Come cambia la linea Bosco del Conte

Guardando le immagini del nuovo progetto firmato Hangar Design Group, il cambio di passo è evidente. La gamma spumantistica adotta un color-blocking”(tecnica estetica che consiste nell’accostare blocchi di colori pieni, solidi e senza sfumature) deciso: arancio, giallo, blu elettrico e verde acido si alternano sulle diverse referenze di Prosecco Spumante Brut ed Extra Dry, con il logo Bosco del Conte — la scritta corsiva sormontata dal piccolo grappolo stilizzato — che resta l’elemento identitario costante a garantire continuità con il passato.

Per la linea dei vini fermi, invece, la scelta cromatica si fa più tenue e sofisticata: verde salvia per il Pinot Grigio, fucsia acceso per il Rosato, rosso magenta per il Merlot. Un registro cromatico morbido che richiama i codici del vino “easy to drink”, pensato per intercettare un pubblico più giovane e trasversale senza rinunciare a un’immagine curata.

Il risultato complessivo è una famiglia di prodotti riconoscibile a colpo d’occhio, dove ogni referenza mantiene una propria identità cromatica pur restando chiaramente parte di un’unica linea coordinata — una scelta di design tutt’altro che casuale, che punta a facilitare il riconoscimento del brand anche a distanza sullo scaffale.

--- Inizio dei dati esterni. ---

namespace {
StepFinishArgs finish_args_final(const StepFinishArgs& a_in, const FinishPlan& p) {
  StepFinishArgs a = a_in;
  a.n_lds = p.n_lds;
  a.tail_base = p.tail_base;
  a.tpr_log2 = matvec_tpr_log2(a.r, a.r <= 64 ? 256 : p.NT);
  return a;
}
template <int E, int NT>
void launch_finish_twin(hipStream_t st, const StepTwin<StepFinishArgs>& t, int gx, size_t shmem) {
  static size_t lds_granted = 0;
  if (shmem > lds_granted) { set_dyn_lds((const void*)k_step_finish_twin<E, NT>, shmem); lds_granted = shmem; }
  hipLaunchKernelGGL((k_step_finish_twin<E, NT>), dim3(gx, 2), dim3(NT), shmem, st, t);
}
}

void launch_step_twin_front(hipStream_t st, const StepCapture& l0, const StepCapture& l1) {
  {
    StepTwin<StepBeginArgs> t;
    t.a[0] = l0.begin; t.a[1] = l1.begin;
    const dim3 grid(std::max(l0.grid[0], l1.grid[0]), 2);
    ProfScope _ps(st, KID_STEP_BEGIN);
    static const bool no_reg = dev_env("ICP_BEGIN_STREAMED") != nullptr;
    const int r = l0.begin.r;
    const bool hold = l0.begin.hold_regs && l1.begin.hold_regs && !no_reg;
    if (hold && r >= 32 && r <= 52) hipLaunchKernelGGL(k_step_begin_twin_reg<52>, grid, dim3(kStepBlock), 0, st, t);
    else if (hold && r >= 32 && r <= 64) hipLaunchKernelGGL(k_step_begin_twin_reg<64>, grid, dim3(kStepBlock), 0, st, t);
    else hipLaunchKernelGGL(k_step_begin_twin, grid, dim3(kStepBlock), 0, st, t);
  }
  const bool one_search = l0.tables.balls != nullptr && l1.tables.balls != nullptr;
  StepTwin<StepSearchArgs> q;
  q.a[0] = l0.search; q.a[1] = l1.search;
  if (const int gx = std::max(l0.grid[2], l1.grid[2]); one_search && gx > 0) {
    StepTwin<StepOneSearchArgs> o;
    o.a[0] = StepOneSearchArgs{l0.search, l0.tables}; o.a[1] = StepOneSearchArgs{l1.search, l1.tables};
    ProfScope _ps(st, KID_STEP_SEARCH);
    hipLaunchKernelGGL(k_step_search_twin, dim3(gx, 2), dim3(64), 0, st, o);
  }
  if (const int gx = std::max(l0.grid[1], l1.grid[1]); !one_search && gx > 0) {
    ProfScope _ps(st, KID_STEP_FILTER);
    hipLaunchKernelGGL(k_step_filter_twin, dim3(gx, 2), dim3(kSearchBlock), 0, st, q);
  }
  if (const int gx = std::max(l0.grid[2], l1.grid[2]); !one_search && gx > 0) {
    ProfScope _ps(st, KID_STEP_RESOLVE);
    hipLaunchKernelGGL(k_step_resolve_twin, dim3(gx, 2), dim3(64), 0, st, q);
  }
  if (const int gx = std::max(l0.grid[3], l1.grid[3]); gx > 0) {
    StepTwin<StepRegressionArgs> g;
    g.a[0] = l0.regression; g.a[1] = l1.regression;
    ProfScope _ps(st, KID_STEP_REGRESSION);
    hipLaunchKernelGGL(k_step_regression_twin, dim3(gx, 2), dim3(kStepBlock), 0, st, g);
  }
}

void launch_step_twin_finish(hipStream_t st, const StepFinishArgs& l0, const StepFinishArgs& l1) {
  const FinishPlan p = finish_plan(l0.r);
  StepTwin<StepFinishArgs> t;
  t.a[0] = finish_args_final(l0, p);
  t.a[1] = finish_args_final(l1, p);
  t.a[1].ready_flag = nullptr;
  const int gx = 2 * std::max(l0.n, l1.n);
  ProfScope _ps(st, KID_STEP_FINISH);
  if (p.E == 1 && p.NT == 256) launch_finish_twin<1, 256>(st, t, gx, p.shmem);
  else if (p.E == 2 && p.NT == 512) launch_finish_twin<2, 512>(st, t, gx, p.shmem);
  else launch_finish_twin<2, 1024>(st, t, gx, p.shmem);
}

void launch_step_finish(hipStream_t st, const StepFinishArgs& a_in) {
  const FinishPlan p = finish_plan(a_in.r);
  const StepFinishArgs a = finish_args_final(a_in, p);
  if (t_capture) { t_capture->finish = a; t_capture->grid[4] = 2 * a.n; return; }
  ProfScope _ps(st, KID_STEP_FINISH);
  if (p.E == 1 && p.NT == 256) launch_finish<1, 256>(st, a, p.shmem);
  else if (p.E == 2 && p.NT == 512) launch_finish<2, 512>(st, a, p.shmem);
  else launch_finish<2, 1024>(st, a, p.shmem);
}


void step_capture(StepCapture* c) { t_capture = c; }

bosco del conte vini fermi

Un’operazione che si muove su un doppio binario

Per capire il peso di questa operazione va inquadrato il contesto aziendale. Bosco Viticultori è parte del gruppo Vi.V.O. Cantine dal 2012 e ha sede a Salgareda, nel cuore del Veneto orientale, tra le colline trevigiane e l’Adriatico: un territorio che rappresenta, storicamente, una delle culle della cultura del Prosecco. L’azienda vanta una vocazione fortemente internazionale, con circa il 65% del fatturato generato dai mercati esteri, e una capacità produttiva che si articola su due linee di imbottigliamento e oltre sessanta serbatoi di stoccaggio.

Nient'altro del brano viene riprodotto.